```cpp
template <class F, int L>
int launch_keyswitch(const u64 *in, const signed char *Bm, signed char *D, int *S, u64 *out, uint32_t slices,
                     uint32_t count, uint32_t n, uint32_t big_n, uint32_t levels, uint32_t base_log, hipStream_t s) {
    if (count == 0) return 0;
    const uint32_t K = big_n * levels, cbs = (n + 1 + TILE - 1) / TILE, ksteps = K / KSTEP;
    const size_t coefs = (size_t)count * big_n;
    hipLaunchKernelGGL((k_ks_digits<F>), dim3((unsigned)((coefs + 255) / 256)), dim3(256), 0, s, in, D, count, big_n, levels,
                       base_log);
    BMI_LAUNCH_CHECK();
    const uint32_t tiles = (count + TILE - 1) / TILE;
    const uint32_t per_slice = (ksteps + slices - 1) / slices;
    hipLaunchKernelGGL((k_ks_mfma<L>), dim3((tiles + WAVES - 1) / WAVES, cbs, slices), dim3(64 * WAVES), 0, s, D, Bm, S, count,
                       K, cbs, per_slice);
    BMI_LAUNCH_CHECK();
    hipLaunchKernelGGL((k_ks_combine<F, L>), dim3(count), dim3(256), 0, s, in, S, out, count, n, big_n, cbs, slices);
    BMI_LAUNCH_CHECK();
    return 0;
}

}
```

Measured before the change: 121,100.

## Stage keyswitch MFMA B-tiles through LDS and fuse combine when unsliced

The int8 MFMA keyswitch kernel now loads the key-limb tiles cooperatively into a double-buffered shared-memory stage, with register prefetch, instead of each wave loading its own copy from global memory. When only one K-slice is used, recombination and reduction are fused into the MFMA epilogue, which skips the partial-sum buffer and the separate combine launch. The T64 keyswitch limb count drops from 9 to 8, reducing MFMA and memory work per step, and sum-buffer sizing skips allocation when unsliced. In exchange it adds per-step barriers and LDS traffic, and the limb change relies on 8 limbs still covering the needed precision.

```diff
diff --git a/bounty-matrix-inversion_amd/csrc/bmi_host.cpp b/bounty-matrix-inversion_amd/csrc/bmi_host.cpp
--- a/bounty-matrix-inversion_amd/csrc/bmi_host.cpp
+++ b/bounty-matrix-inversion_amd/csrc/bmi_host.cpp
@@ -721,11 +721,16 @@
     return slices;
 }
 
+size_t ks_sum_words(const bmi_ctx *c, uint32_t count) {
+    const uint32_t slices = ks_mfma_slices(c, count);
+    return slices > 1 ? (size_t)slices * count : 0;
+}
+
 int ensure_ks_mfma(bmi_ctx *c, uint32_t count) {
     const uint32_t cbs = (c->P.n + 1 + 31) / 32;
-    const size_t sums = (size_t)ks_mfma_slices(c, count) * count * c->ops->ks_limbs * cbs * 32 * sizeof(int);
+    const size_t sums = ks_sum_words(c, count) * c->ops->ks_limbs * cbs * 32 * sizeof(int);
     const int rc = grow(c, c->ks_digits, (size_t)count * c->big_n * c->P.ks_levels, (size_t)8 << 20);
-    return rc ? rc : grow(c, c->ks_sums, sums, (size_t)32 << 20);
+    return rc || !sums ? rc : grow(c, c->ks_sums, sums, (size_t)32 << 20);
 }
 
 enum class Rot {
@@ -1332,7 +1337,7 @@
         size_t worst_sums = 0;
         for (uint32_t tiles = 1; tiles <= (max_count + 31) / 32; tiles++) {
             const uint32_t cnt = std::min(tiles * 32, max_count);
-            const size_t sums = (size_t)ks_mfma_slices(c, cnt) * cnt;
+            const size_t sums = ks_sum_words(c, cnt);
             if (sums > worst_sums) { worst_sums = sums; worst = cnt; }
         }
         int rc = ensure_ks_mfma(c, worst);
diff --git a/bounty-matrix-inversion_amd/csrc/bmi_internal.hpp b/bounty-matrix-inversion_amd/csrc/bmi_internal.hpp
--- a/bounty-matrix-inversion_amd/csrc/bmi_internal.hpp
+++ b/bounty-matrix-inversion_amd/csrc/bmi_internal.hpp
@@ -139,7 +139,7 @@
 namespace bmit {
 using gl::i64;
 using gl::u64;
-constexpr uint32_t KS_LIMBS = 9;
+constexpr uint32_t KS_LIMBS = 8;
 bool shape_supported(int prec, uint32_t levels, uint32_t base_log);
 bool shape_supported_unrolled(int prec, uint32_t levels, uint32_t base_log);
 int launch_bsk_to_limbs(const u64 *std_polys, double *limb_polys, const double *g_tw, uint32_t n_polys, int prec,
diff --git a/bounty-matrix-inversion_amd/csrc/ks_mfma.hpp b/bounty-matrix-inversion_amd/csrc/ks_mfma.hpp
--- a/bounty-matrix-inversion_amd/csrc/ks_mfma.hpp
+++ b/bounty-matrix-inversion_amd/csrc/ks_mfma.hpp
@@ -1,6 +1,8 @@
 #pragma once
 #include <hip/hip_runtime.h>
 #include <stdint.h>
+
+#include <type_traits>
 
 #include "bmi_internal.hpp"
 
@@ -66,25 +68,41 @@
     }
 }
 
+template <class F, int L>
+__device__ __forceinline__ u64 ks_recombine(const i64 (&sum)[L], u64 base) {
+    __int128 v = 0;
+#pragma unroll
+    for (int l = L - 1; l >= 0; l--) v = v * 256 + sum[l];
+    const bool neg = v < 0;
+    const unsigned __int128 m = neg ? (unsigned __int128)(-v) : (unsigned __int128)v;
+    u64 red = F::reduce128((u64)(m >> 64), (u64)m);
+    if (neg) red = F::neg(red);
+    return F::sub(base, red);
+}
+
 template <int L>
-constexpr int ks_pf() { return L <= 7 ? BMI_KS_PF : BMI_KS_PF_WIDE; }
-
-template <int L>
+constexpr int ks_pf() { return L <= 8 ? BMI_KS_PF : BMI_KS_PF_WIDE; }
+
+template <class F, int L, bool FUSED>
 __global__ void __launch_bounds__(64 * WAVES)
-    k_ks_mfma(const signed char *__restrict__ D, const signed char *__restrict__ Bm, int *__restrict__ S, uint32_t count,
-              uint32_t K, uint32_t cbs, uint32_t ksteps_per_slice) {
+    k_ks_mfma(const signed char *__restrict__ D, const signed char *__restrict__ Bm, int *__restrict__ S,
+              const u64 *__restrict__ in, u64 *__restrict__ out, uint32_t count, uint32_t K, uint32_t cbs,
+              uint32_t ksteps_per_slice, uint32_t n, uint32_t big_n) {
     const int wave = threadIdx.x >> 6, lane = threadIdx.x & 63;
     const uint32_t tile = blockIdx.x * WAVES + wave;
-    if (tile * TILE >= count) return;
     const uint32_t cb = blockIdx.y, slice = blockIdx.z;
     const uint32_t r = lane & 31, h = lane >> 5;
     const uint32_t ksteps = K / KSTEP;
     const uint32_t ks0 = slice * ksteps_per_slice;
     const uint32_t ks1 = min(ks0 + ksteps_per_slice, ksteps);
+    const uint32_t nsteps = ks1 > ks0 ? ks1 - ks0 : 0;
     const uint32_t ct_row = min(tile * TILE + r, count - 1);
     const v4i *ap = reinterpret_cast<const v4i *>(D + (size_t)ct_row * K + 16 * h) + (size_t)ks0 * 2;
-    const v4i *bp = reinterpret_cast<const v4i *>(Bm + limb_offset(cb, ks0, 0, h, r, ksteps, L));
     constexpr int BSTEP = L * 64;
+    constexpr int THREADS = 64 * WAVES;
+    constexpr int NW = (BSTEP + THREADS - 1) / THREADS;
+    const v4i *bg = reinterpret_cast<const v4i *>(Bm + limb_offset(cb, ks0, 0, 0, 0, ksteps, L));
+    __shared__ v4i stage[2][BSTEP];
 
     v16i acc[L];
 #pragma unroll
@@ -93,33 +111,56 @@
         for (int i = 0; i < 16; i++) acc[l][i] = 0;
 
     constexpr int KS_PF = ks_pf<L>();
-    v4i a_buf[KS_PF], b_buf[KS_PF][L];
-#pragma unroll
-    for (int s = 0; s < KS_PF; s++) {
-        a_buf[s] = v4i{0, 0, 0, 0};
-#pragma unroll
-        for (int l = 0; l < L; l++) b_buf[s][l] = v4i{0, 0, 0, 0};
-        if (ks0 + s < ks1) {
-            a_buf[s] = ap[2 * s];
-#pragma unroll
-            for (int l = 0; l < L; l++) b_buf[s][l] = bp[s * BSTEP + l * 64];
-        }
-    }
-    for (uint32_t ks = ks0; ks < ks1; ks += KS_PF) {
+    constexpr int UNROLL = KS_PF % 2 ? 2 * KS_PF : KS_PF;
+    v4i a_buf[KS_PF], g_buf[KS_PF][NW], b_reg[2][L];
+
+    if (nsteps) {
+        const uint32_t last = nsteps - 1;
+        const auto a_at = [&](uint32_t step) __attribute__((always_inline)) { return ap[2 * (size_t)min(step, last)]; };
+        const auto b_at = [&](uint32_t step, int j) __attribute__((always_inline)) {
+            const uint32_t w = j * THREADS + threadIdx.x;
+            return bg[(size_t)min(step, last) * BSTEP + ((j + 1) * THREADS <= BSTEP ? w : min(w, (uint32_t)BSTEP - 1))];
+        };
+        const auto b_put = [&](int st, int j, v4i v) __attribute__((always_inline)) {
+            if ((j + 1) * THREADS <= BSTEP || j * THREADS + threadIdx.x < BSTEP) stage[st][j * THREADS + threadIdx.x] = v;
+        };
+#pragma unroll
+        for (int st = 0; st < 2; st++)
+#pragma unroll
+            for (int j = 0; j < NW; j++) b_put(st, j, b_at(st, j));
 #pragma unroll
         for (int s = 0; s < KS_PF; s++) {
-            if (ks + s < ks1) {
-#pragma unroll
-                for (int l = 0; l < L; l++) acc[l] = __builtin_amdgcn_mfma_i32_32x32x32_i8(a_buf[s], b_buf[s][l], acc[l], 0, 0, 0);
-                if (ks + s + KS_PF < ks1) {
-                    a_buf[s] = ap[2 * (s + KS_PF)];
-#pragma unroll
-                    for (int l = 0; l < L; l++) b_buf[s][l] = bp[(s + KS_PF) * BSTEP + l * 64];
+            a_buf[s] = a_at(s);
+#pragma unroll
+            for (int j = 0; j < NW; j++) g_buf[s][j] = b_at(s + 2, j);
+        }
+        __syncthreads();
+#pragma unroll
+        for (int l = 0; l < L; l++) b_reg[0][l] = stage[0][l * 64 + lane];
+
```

**PROBLEM STATEMENT:**
Please tally the lines of the entries that hold "grow" and give only the resulting number.

**EXERCISE SOLUTION:**
3